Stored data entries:
◇ ◇ ◇ ◇ ◇ ◇ ◇
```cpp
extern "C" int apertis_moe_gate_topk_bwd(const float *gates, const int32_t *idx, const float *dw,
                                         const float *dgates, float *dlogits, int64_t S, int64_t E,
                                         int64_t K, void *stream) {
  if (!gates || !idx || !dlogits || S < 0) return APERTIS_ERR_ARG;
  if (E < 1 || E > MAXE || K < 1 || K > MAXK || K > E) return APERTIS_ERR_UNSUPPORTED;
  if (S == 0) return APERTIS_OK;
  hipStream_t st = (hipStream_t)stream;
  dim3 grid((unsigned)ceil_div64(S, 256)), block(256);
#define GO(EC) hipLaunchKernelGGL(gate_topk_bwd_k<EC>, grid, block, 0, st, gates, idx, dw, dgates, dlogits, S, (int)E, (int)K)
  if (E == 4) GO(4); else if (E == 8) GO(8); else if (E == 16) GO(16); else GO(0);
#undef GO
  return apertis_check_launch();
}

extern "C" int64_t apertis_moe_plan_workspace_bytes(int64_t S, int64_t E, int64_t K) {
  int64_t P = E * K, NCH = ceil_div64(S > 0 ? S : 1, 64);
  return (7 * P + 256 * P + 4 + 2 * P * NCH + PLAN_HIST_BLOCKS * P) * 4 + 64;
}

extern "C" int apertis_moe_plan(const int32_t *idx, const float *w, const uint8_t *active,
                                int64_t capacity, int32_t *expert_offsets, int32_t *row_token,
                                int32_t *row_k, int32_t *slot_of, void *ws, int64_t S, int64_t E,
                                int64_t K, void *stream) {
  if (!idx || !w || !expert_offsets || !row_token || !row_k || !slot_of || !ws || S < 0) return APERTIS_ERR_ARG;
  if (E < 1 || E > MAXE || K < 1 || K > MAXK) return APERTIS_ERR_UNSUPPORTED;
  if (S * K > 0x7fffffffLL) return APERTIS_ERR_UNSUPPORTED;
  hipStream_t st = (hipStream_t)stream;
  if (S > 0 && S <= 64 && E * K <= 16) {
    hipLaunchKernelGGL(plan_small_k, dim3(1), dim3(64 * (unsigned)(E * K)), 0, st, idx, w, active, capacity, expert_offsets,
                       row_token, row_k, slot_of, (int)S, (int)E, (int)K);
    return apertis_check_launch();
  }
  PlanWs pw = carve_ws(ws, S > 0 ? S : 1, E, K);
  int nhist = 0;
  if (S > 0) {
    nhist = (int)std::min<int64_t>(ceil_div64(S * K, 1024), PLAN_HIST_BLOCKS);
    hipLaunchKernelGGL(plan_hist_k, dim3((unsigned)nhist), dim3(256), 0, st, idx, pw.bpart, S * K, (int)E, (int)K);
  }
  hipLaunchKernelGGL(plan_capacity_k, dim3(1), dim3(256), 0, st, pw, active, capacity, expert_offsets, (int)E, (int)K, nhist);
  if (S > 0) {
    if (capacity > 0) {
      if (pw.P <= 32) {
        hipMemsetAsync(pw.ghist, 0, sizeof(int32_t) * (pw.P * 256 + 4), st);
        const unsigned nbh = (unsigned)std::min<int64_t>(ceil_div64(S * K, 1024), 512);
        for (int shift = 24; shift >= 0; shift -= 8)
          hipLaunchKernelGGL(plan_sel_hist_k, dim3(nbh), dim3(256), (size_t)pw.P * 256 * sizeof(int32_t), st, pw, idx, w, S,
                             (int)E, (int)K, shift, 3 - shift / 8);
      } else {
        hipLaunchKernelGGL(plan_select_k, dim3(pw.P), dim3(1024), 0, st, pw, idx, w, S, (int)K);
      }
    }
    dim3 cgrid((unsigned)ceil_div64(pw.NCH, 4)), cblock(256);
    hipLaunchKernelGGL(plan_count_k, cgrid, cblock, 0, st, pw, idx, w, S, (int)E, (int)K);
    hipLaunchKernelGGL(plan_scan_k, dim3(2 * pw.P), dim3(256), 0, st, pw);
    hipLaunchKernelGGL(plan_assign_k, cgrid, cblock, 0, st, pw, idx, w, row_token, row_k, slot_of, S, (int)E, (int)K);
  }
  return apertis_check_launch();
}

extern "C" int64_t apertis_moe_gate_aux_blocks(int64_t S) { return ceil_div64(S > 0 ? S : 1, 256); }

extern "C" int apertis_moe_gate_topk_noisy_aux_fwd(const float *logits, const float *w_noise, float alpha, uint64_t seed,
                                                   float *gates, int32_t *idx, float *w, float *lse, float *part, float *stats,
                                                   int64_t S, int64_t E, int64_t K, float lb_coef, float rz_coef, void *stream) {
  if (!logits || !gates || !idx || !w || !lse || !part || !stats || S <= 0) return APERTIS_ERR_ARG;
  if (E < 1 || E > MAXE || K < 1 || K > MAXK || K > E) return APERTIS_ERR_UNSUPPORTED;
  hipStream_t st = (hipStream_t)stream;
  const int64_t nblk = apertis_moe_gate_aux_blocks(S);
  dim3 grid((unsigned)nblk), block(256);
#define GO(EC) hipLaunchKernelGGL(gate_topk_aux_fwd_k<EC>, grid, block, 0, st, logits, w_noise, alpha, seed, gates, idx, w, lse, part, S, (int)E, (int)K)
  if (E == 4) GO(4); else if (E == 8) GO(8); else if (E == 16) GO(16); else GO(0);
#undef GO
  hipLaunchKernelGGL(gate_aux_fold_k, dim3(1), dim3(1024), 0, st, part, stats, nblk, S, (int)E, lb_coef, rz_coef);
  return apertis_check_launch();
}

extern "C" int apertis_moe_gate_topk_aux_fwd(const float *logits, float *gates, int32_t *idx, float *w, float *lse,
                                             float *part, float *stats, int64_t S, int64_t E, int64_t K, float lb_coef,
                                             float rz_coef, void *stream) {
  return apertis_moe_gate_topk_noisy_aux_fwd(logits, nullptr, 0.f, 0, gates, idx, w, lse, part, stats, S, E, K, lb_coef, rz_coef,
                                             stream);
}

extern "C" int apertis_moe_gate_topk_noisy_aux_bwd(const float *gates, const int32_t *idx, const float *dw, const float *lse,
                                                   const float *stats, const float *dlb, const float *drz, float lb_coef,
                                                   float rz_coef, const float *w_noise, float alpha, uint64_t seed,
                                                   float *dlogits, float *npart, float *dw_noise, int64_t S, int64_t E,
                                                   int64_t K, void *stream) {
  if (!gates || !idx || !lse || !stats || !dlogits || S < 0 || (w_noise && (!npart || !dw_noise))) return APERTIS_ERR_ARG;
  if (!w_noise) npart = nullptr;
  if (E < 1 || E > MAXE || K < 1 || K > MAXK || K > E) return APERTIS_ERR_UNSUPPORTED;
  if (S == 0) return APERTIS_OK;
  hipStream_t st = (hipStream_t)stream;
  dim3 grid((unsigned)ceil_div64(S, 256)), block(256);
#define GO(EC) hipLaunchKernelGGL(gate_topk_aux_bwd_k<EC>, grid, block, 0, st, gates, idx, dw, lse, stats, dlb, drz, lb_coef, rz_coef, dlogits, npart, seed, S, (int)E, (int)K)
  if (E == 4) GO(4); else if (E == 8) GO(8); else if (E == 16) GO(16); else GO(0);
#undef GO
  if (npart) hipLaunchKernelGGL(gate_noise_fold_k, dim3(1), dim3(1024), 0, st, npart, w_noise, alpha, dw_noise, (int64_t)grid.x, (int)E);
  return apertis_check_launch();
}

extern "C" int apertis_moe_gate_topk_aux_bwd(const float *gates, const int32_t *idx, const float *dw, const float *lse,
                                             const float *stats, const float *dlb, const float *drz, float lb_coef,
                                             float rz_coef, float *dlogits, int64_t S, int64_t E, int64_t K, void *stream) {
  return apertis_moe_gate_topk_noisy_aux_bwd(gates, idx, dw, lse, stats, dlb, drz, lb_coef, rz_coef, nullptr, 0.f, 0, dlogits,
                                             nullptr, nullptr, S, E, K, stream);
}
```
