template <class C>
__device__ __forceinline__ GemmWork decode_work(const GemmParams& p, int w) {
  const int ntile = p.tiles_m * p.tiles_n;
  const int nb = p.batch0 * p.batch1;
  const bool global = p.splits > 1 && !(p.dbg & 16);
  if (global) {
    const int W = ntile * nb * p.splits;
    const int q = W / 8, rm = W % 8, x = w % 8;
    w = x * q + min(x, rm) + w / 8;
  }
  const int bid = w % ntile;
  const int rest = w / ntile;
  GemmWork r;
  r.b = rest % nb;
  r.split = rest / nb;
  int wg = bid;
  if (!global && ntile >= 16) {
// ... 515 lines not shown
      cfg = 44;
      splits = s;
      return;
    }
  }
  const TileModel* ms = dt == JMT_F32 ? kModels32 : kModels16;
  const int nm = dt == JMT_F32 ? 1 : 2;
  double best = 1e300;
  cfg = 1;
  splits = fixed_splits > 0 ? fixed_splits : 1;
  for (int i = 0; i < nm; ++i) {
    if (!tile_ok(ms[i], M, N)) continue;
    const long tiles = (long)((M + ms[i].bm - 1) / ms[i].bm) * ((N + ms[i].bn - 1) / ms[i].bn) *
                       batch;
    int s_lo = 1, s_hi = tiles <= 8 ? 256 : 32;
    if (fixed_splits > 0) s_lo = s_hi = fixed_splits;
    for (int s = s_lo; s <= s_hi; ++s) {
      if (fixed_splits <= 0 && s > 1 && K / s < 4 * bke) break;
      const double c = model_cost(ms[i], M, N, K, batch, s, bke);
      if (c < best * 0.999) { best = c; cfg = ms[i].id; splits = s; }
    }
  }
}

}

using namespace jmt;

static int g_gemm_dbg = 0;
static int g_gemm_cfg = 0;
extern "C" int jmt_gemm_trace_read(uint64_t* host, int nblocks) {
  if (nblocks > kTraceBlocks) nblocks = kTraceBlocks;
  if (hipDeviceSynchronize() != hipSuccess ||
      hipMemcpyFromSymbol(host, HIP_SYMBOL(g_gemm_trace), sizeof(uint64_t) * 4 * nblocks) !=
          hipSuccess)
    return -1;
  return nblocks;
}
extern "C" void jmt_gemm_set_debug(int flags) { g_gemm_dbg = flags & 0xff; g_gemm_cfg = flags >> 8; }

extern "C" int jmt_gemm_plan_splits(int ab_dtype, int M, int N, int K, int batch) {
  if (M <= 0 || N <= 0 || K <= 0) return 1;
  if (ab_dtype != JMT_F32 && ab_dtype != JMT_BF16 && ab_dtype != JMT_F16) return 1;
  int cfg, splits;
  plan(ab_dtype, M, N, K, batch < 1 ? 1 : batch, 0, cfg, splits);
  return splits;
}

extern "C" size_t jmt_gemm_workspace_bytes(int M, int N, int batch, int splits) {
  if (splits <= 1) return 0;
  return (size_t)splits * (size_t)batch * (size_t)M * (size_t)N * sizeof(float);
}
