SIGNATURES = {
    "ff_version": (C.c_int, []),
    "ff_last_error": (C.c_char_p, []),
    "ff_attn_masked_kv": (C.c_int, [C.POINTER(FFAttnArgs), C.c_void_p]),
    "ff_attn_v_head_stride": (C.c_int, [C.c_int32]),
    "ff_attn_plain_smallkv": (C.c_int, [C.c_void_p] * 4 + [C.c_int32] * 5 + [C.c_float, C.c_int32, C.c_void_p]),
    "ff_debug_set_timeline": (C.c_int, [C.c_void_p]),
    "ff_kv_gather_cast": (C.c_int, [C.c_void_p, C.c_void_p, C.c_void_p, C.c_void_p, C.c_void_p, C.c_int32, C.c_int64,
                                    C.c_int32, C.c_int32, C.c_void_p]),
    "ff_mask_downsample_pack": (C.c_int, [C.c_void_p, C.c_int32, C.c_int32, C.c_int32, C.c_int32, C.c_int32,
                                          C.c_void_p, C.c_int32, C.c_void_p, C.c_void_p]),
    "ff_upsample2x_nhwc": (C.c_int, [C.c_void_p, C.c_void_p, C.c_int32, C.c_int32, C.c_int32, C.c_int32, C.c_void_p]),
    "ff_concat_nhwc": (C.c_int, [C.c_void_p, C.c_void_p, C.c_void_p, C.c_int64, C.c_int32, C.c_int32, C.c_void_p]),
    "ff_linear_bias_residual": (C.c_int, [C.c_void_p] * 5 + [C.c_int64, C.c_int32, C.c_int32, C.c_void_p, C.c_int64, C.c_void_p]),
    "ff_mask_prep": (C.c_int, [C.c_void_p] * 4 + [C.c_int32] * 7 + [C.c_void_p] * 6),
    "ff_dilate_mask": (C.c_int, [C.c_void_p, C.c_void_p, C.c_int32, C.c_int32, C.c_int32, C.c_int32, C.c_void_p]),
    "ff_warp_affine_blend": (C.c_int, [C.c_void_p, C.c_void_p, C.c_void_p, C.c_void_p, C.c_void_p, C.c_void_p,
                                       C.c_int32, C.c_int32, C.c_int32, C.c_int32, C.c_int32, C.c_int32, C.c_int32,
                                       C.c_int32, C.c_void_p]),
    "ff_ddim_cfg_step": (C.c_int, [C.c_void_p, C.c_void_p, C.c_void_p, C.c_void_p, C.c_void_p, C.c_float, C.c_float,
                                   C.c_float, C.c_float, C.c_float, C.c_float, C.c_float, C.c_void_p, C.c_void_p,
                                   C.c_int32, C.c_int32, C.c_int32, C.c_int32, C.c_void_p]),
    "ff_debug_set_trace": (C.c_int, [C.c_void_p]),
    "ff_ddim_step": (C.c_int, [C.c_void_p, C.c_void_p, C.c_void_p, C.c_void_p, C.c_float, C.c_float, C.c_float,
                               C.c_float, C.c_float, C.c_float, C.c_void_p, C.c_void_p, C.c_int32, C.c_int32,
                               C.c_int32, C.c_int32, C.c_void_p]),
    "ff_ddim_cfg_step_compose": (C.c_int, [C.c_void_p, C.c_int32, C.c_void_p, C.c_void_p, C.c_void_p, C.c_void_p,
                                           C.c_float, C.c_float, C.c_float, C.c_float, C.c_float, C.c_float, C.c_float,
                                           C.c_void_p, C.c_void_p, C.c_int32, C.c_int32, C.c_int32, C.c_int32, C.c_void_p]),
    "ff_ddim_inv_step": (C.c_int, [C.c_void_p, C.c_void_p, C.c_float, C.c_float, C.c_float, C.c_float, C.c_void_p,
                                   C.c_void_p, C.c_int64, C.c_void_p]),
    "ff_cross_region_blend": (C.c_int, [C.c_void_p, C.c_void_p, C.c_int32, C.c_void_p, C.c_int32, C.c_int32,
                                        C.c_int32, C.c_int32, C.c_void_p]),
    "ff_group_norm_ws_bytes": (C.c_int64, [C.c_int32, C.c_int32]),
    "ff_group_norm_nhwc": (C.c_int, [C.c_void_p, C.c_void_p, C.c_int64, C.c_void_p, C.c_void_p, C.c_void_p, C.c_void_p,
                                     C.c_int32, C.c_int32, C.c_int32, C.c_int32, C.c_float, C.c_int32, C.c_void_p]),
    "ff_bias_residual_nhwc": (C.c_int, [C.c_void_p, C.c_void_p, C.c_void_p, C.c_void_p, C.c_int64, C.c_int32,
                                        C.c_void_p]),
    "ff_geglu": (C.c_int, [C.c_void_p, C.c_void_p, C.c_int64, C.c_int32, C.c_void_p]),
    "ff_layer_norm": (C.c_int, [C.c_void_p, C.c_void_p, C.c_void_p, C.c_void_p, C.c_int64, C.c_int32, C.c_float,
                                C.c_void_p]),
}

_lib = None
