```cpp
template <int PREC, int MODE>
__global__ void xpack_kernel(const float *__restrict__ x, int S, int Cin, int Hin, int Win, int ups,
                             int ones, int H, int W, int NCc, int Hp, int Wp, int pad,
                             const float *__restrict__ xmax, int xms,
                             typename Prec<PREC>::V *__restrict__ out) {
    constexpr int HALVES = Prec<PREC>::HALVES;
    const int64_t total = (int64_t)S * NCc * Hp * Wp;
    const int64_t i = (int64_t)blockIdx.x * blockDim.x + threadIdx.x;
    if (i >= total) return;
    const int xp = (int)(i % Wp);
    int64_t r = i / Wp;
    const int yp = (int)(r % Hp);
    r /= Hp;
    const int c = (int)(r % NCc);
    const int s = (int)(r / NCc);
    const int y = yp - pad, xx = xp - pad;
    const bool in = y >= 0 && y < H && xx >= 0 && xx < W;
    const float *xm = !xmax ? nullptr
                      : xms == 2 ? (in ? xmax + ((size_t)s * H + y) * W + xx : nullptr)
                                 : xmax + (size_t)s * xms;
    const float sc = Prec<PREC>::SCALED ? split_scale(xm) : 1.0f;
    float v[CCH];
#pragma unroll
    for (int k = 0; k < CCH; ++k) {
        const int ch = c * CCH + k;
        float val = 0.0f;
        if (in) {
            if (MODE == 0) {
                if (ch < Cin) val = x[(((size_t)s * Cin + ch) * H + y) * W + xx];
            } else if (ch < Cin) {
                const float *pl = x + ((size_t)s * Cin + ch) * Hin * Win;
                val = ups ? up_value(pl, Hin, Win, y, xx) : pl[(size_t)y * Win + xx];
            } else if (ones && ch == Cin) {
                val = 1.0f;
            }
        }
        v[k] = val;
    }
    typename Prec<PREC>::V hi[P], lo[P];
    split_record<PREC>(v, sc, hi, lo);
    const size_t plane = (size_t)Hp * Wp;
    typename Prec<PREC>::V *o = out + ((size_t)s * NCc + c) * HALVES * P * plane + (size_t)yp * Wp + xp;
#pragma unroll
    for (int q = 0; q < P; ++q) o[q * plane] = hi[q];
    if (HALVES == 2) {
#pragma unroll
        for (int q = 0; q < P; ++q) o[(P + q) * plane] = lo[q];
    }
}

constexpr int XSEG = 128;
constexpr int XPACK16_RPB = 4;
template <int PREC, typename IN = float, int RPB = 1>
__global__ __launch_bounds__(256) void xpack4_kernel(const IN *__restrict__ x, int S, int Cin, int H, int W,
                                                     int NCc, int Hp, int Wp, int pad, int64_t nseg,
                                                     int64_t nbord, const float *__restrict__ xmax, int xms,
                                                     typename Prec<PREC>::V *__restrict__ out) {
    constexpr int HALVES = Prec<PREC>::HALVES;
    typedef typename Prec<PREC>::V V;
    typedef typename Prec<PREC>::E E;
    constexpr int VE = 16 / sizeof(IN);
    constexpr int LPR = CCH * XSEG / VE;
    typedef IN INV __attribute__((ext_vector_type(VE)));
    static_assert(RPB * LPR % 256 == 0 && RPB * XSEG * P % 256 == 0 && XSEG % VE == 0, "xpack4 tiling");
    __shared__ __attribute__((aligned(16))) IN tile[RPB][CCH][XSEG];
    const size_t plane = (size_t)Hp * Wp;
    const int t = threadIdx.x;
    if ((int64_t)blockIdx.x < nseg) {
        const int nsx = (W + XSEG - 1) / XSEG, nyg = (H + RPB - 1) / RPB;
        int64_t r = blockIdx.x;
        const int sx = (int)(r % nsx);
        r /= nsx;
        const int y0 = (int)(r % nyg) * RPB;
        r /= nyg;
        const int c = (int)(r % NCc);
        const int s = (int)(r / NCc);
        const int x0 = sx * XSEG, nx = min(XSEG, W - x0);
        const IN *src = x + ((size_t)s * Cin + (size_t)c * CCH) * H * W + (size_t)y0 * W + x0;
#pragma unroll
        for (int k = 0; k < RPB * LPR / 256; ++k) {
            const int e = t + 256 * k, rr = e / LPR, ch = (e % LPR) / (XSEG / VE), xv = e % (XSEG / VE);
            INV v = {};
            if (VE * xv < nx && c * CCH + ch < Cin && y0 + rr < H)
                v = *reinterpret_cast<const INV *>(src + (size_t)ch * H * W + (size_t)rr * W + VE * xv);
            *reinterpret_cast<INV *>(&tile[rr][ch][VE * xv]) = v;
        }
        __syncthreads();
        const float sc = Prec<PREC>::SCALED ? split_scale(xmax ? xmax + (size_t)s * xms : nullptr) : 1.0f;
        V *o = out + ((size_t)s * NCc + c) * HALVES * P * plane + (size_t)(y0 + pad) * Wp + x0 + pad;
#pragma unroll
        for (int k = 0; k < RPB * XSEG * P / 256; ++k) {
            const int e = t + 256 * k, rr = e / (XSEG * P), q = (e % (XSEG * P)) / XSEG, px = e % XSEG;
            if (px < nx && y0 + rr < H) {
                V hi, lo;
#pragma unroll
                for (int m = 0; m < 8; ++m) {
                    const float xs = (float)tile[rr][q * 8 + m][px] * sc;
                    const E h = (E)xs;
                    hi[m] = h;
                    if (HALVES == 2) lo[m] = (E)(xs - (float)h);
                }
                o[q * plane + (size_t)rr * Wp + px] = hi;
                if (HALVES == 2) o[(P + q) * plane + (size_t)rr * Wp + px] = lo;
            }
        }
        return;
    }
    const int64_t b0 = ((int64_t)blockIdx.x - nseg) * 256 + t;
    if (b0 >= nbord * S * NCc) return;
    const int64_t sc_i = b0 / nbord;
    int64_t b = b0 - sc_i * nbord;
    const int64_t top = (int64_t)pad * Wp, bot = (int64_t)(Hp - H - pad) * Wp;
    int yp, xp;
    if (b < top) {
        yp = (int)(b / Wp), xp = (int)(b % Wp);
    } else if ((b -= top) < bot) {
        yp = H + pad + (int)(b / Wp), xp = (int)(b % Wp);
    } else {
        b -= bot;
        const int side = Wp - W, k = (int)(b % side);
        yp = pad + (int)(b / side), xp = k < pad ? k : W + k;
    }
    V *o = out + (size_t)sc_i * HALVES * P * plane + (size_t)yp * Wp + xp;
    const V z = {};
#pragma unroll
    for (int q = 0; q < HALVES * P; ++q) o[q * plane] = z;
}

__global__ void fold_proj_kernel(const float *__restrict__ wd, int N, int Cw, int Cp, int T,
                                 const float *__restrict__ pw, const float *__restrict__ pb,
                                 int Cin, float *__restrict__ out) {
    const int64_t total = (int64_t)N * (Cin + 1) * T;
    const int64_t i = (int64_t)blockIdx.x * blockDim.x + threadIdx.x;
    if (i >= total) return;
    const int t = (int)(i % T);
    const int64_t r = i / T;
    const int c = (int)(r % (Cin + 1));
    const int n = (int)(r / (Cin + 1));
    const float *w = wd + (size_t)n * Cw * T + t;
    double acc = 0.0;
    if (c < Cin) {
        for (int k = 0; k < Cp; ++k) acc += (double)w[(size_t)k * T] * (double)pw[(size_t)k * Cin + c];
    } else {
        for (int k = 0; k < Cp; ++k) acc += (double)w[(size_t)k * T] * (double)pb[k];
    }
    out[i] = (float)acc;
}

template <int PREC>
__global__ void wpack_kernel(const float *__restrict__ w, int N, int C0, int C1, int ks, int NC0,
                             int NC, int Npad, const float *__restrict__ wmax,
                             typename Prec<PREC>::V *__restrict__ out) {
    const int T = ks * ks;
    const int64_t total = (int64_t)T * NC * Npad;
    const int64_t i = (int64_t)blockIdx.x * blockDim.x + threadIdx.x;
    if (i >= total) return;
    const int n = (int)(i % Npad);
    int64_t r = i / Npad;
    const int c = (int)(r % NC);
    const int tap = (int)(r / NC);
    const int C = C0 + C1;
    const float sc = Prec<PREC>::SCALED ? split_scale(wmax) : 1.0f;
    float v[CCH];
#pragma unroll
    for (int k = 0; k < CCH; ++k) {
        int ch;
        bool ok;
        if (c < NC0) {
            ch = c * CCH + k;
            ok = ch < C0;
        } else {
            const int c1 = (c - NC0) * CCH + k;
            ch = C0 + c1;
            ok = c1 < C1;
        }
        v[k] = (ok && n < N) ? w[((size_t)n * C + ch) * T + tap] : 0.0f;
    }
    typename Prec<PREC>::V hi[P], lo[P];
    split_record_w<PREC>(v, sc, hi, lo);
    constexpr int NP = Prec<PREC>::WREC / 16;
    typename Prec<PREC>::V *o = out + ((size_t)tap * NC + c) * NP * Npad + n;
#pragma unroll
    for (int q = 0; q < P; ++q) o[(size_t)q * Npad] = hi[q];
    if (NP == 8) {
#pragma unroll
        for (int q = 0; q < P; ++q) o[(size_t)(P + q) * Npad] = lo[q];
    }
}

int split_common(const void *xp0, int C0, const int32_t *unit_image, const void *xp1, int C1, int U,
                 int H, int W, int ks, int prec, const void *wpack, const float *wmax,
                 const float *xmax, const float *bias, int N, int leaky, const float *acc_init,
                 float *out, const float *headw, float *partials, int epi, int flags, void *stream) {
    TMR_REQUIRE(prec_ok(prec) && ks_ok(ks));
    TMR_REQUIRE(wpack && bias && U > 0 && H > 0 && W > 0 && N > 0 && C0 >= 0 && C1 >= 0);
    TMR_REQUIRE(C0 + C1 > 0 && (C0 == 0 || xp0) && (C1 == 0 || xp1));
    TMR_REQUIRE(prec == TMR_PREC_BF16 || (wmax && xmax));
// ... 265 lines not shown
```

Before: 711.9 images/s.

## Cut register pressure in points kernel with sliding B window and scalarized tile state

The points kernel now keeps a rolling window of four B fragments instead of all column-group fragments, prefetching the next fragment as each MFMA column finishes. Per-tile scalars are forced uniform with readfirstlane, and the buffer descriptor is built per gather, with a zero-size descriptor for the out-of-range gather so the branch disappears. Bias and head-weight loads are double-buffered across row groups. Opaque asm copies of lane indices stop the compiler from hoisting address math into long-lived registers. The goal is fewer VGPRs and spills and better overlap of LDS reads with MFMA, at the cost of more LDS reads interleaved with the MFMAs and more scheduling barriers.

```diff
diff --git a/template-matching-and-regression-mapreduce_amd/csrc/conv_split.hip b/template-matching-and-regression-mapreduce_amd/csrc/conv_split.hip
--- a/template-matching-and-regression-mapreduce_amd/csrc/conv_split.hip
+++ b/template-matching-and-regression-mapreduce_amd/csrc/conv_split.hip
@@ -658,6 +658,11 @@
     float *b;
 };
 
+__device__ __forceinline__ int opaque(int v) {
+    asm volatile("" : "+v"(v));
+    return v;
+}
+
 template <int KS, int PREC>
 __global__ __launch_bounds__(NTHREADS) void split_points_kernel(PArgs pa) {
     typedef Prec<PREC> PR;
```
◇ ◇ ◇ ◇ ◇ ◇ ◇
Count every line of the records above in which the string "side" appears. The number alone is to be given.

2